Now if we want to know which room Fraser has been allocated, we can query the dictionary by key:
frasers_room = room_allocation["Fraser"]
print(frasers_room)
28
# Create empty dictionary
room_allocation_inverse = {}
# Build inverse dictionary to map 'room number' -> name
for name, room_number in room_allocation.items():
# Insert entry into dictionary
room_allocation_inverse[room_number] = name
print(room_allocation_inverse)
{None: 'Adrian', 32: 'Laura', 31: 'John', 28: 'Fraser', 19: 'Gaurav'}
Accessing elements in dictionaries#
By using square brackets and a key, you can retrieve the values from a dictionary. At least if the key is present:
ratios['Alice'] # 0.75
ratios['Ewing'] # KeyError!
---------------------------------------------------------------------------
KeyError Traceback (most recent call last)
Cell In[144], line 2
1 ratios['Alice'] # 0.75
----> 2 ratios['Ewing'] # KeyError!
KeyError: 'Ewing'
Retrieving values in a fail-safe way:#
With the get()
method you can assign an alternative value if the key was not found.
ratios.get('Alice')
ratios.get('Ewing', 'sorry not found')
'sorry not found'
Changing values in a dictionary#
The contents of a dictionary can be modified. For instance if you start with an empty dictionary:
persons = {}
Now you can add values one key/value pair at a time:
persons['Emily'] = 1977
Setting values only if they dont exist yet:#
persons.setdefault('Alice', 1980)
persons.setdefault('Emily', 1898)
# for 'Emily', nothing happens
1977
Getting all keys or values:#
ratios.keys()
ratios.values()
ratios.items()
dict_items([('Alice', 0.75), ('Bob', 0.55), ('Charlie', 0.8)])

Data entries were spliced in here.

### mast3r-slam-quality-dualtsdf_amd/mast3r_slam/config.py

```python
import copy

_BASE = {
    "use_calib": False,
    "single_thread": False,
    "dataset": {"subsample": 1, "img_downsample": 1, "center_principle_point": True},
    "matching": {
        "max_iter": 10, "lambda_init": 1e-8, "convergence_thresh": 1e-6, "dist_thresh": 1e-1,
        "radius": 3, "dilation_max": 5,
    },
    "tracking": {
        "min_match_frac": 0.05, "max_iters": 50, "C_conf": 0.0, "Q_conf": 1.5, "rel_error": 1e-3,
        "delta_norm": 1e-3, "huber": 1.345, "match_frac_thresh": 0.333, "sigma_ray": 0.003,
        "sigma_dist": 1e1, "sigma_pixel": 1.0, "sigma_depth": 1e1, "sigma_point": 0.05,
        "pixel_border": -10, "depth_eps": 1e-6, "filtering_mode": "weighted_pointmap",
        "filtering_score": "median",
    },
    "local_opt": {
        "pin": 1, "window_size": 1e6, "C_conf": 0.0, "Q_conf": 1.5, "min_match_frac": 0.1,
        "pixel_border": -10, "depth_eps": 1e-6, "max_iters": 10, "sigma_ray": 0.003, "sigma_dist": 1e1,
        "sigma_pixel": 1.0, "sigma_depth": 1e1, "sigma_point": 0.05, "delta_norm": 1e-8, "use_cuda": True,
    },
    "retrieval": {"k": 3, "min_thresh": 5e-3},
    "reloc": {"min_match_frac": 0.3, "strict": True},
    "tsdf_refine": {
        "enabled": True, "window_size": 5, "voxel_size": 0.02, "trunc_dist": 0.08, "max_grid_dim": 64,
        "roi_size": 0.4, "ray_samples": 64, "max_displacement": 0.015, "min_weight_threshold": 0.01,
        "confidence_boost": 0.08, "confidence_max": 1.3, "min_hit_rate": 0.05, "max_rois_per_kf": 3,
        "min_confidence": 0.2, "pose_stable_thresh": 0.01,
    },
    "tsdf_global": {
        "enabled": False, "voxel_size": 0.03, "trunc_dist": 0.12, "max_weight": 100.0,
        "min_tsdf_weight": 1.0e-3, "max_points_per_kf": 40000, "min_confidence": 0.05,
        "samples_per_kf": 2000, "lambda": 0.15, "max_iterations": 3, "pre_icp_iters": 2, "damping": 1.0e-4,
        "color": False,
        "mesh_min_component_faces": 0,
# ... 27 lines not shown
```

### mast3r-slam-quality-dualtsdf_amd/mast3r_slam/global_opt.py

```python
import threading

import torch

import mast3r_slam_backends
import mslam_hip as _m
from lietorch_hip import Sim3
from mast3r_slam.config import config
from mast3r_slam.geometry import constrain_points_to_ray
from mast3r_slam.mast3r_utils import mast3r_match_symmetric


class FactorGraph:
    def __init__(self, model, frames, K=None, device="cuda", shard_edges=False, channel=None):
        self.model = model
        self.frames = frames
        self.device = device
        self.cfg = config["local_opt"]
        self._rows = {k: _Rows(dt, self.device) for k, dt in (
            ("ii", torch.long), ("jj", torch.long), ("idx_ii2jj", torch.long), ("idx_jj2ii", torch.long),
            ("valid_match_j", torch.bool), ("valid_match_i", torch.bool), ("Q_ii2jj", torch.float32),
            ("Q_jj2ii", torch.float32))}
        self.window_size = self.cfg["window_size"]
        self.K = K
        self.last_unique_kf_idx = None
        self.shard_edges = shard_edges
        self.reuse_tracking_decode = True
        self.reused_rows = 0
        self.channel = channel
        self.group = channel.group if channel is not None else None
        self._sent_tokens = {}
        self._sent_stamp = {}
        self.lock = threading.Lock()
        self._pm_cache = None

    def add_factors(self, ii, jj, min_match_frac, is_reloc=False):
        kf_ii = [self.frames[idx] for idx in ii]
        kf_jj = [self.frames[idx] for idx in jj]
        feat_i = torch.cat([kf.feat for kf in kf_ii])
        feat_j = torch.cat([kf.feat for kf in kf_jj])
        pos_i = torch.cat([kf.pos for kf in kf_ii])
        pos_j = torch.cat([kf.pos for kf in kf_jj])
        shape_i = [kf.img_true_shape for kf in kf_ii]
        shape_j = [kf.img_true_shape for kf in kf_jj]
        if self._driver:
            self._announce_add_factors(ii, jj, min_match_frac, is_reloc)
        if self.shard_edges and torch.distributed.is_available() and torch.distributed.is_initialized():
            res = match_symmetric_sharded(self.model, feat_i, pos_i, feat_j, pos_j, shape_i, shape_j, group=self.group)
        else:
# ... 70 lines not shown
        invalid = (~(ii_t == (jj_t - 1))) & invalid
        keep = (~invalid).cpu().tolist()
        if is_reloc and not all(keep):
            return False
        if all(keep):
            sel = lambda t: t
        else:
            rows_kept = torch.tensor([r for r, k in enumerate(keep) if k], dtype=torch.long, device=ii_t.device)
            sel = lambda t: t.index_select(0, rows_kept)
        picked = [("ii", sel(ii_t)), ("jj", sel(jj_t)), ("idx_ii2jj", sel(idx_i2j)), ("idx_jj2ii", sel(idx_j2i)),
                  ("valid_match_j", sel(valid_match_j)), ("valid_match_i", sel(valid_match_i)),
                  ("Q_ii2jj", sel(Qj)), ("Q_jj2ii", sel(Qi))]
        with self.lock:
            for name, rows in picked:
                self._rows[name].append(rows)
        return any(keep)

    ii = property(lambda self: self._rows["ii"].view)
    jj = property(lambda self: self._rows["jj"].view)
    idx_ii2jj = property(lambda self: self._rows["idx_ii2jj"].view)
    idx_jj2ii = property(lambda self: self._rows["idx_jj2ii"].view)
    valid_match_j = property(lambda self: self._rows["valid_match_j"].view)
    valid_match_i = property(lambda self: self._rows["valid_match_i"].view)
    Q_ii2jj = property(lambda self: self._rows["Q_ii2jj"].view)
    Q_jj2ii = property(lambda self: self._rows["Q_jj2ii"].view)

    @property
    def n_edges(self):
        return self._rows["ii"].n

    def two_way_sources(self, n_edges=None):
# ... 42 lines not shown
                c["keys"][r] = key
                if kf.X_canon.is_cuda:
                    cur = torch.cuda.current_stream(dev)
                    kf.X_canon.record_stream(cur)
                    kf.C.record_stream(cur)
        T_WCs = Sim3(torch.stack([kf.T_WC.data for kf in kfs]))
        return c["X"][:P], T_WCs, c["C"][:P]

    def prepare_solve(self, kind, n_edges=None):
        pin = self.cfg["pin"]
        with self.lock:
            if n_edges is not None:
                n_edges = min(int(n_edges), self.n_edges)
            unique_kf_idx = self.get_unique_kf_idx(n_edges)
            ii, jj, sources = self.two_way_sources(n_edges)
        if unique_kf_idx.numel() <= pin:
            self.last_unique_kf_idx = None
            return None
        if ii.is_cuda:
            cur = torch.cuda.current_stream(ii.device)
            for blk in sources:
                for t in blk:
                    t.record_stream(cur)
        self.last_unique_kf_idx = unique_kf_idx.detach().cpu()
        if hasattr(self.frames, "stamp"):
            Xs, T_WCs, Cs = self._poses_points_cached(self.last_unique_kf_idx.tolist())
        else:
            Xs, T_WCs, Cs = self.get_poses_points(unique_kf_idx)
        K = self.K
        height = width = 0
        if kind == "calib":
            img_size = self.frames[0].img.shape[-2:]
            Xs = constrain_points_to_ray(img_size, Xs, K)
            height, width = int(img_size[0]), int(img_size[1])
        job = dict(kind=kind, pin=pin, unique_kf_idx=unique_kf_idx, unique_kf_idx_host=self.last_unique_kf_idx, K=K,
                   height=height, width=width,
                   pose_data=T_WCs.data[:, 0, :].contiguous(), Xs=Xs.contiguous(), Cs=Cs.contiguous(),
                   edges=(ii, jj, sources))
        if self._driver:
            stamp = getattr(self.frames, "stamp", None)
            dirty = []
            for r, k in enumerate(self.last_unique_kf_idx.tolist()):
                st = stamp(k) if stamp is not None else None
                if st is None or self._sent_stamp.get(k) != st:
                    dirty.append((r, int(k)))
                    self._sent_stamp[k] = st
            job["dirty"] = dirty
        return job

    def run_solve(self, job):
        c, kind, K = self.cfg, job["kind"], job["K"]
        pose_data, Xs, Cs = job["pose_data"], job["Xs"], job["Cs"]
        ii, jj, sources = job["edges"]
        if self._driver:
            self._announce_solve(job)
        sharded = self.shard_edges and torch.distributed.is_available() and torch.distributed.is_initialized()
        gauss_newton_split(kind, pose_data, Xs, Cs, K, ii, jj, sources, c, job["height"], job["width"],
                           group=self.group, sharded=sharded)
        job["Xs"] = job["Cs"] = job["edges"] = None

    def commit_solve(self, job):
        pin = job["pin"]
        self.frames.update_T_WCs(Sim3(job["pose_data"][:, None, :])[pin:], job["unique_kf_idx_host"][pin:])

    def _solve(self, kind):
        job = self.prepare_solve(kind)
        if job is not None:
            self.run_solve(job)
            self.commit_solve(job)

    def solve_GN_rays(self):
        self._solve("rays")

    def solve_GN_calib(self):
# ... 43 lines not shown
            dist.broadcast(t, src=src, group=group)
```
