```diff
@@ -587,11 +596,16 @@
     L = _lib.lib()
     w2p, bias, k2, cout = layer.im2col_weights(out_channels)
     nbr, _, pairs = in_map.kernel_map(out_map, ksize, transposed)
-    n_out, K, cin = out_map.n, ksize ** 3, x_feats.shape[1]
+    n_out, K, (n_in, cin) = out_map.n, ksize ** 3, x_feats.shape
     dev = x_feats.device
-    x2 = torch.empty((n_out, k2), dtype=torch.float32, device=dev)
     out = torch.empty((n_out, cout), dtype=torch.float32, device=dev)
     ev0 = _prof_begin()
+    if _THIN_GATHER and not (INFER_BF16 or INFER_X3) and _thin_gather_takes(n_in, cin, cout, n_out, K):
+        check(L.pcc_conv_fwd_thin_gather(ptr(x_feats), n_in, cin, ptr(nbr), K, ptr(w2p), k2, ptr(bias), ptr(out), n_out, cout, act,
+                                         ptr(film), ptr(residual), _lib.stream()))
+        _prof_end(ev0, f"thin_im2col<{cin}>", cin, cout, pairs, n_out)
+        return out
+    x2 = torch.empty((n_out, k2), dtype=torch.float32, device=dev)
     ev = _cp_begin()
     check(L.pcc_im2col_thin(ptr(x_feats), cin, ptr(nbr), n_out, K, ptr(x2), k2, _lib.stream()))
     _cp_end(ev, "im2col_thin", n_out, lambda: 4 * K * n_out + 4 * cin * int(pairs) + 4 * k2 * n_out)
@@ -672,6 +686,14 @@
 @functools.lru_cache(maxsize=4096)
 def _plan_takes(mode, n_in, cin, cout, n_out, K, has_nbr):
     return _lib.lib().pcc_conv_kernel_name(mode, n_in, cin, cout, n_out, K, int(has_nbr), None, 0) == 0
+
+
+MODE_THIN_GATHER = 3
+
+
+@functools.lru_cache(maxsize=4096)
+def _thin_gather_takes(n_in, cin, cout, n_out, K):
+    return conv_kernel_name(MODE_THIN_GATHER, n_in, cin, cout, n_out, K, True).startswith("conv_thin_gather_kernel")
 
 
 def launch_conv(mode, feats, w, wp, bias, nbr, order, gmask, out, act=ACT_NONE, film=None, residual=None):
```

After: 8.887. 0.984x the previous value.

Checking whether a key exists#
The in
operators checks whether a key exists in the dictionary.
if 'Bob' in ratios:
print('found it')
found it
Note that you can use in
for the same with a list as well. The dictionary is much faster!
Loops over a dictionary#
You can access the keys of a dictionary in a for
loop.
for name in ratios:
print(name)
Alice
Bob
Charlie
However, there is no stable order unless you sort the keys explicitly:
for name in sorted(ratios):
print(name)
Alice
Bob
Charlie
Create dictionaries from lists#
k = ['Toy', 'Game', 'Tiger']
v = ['Toys', 'Games', 'Tigers']
#create dict
dc = dict(zip(k, v))
print(dc)
# {'Game': 'Games', 'Tiger': 'Tigers', 'Toy': 'Toys'}
d = dict(enumerate(v))
print(d)
# {0: 'Toys', 1: 'Games', 2: 'Tigers'}
{'Toy': 'Toys', 'Game': 'Games', 'Tiger': 'Tigers'}
{0: 'Toys', 1: 'Games', 2: 'Tigers'}
What data can I use as keys?#
Valid types for keys are:
integers
floats
strings
tuples
booleans
You may mix keys of different type in one dictionary. However, mutable data types such as lists and other dictionaries are not allowed as keys.
The concept behind this phenomenon is that dictionaries use a hash function to sort the keys internally. The hash function is what allows to look up values very quickly.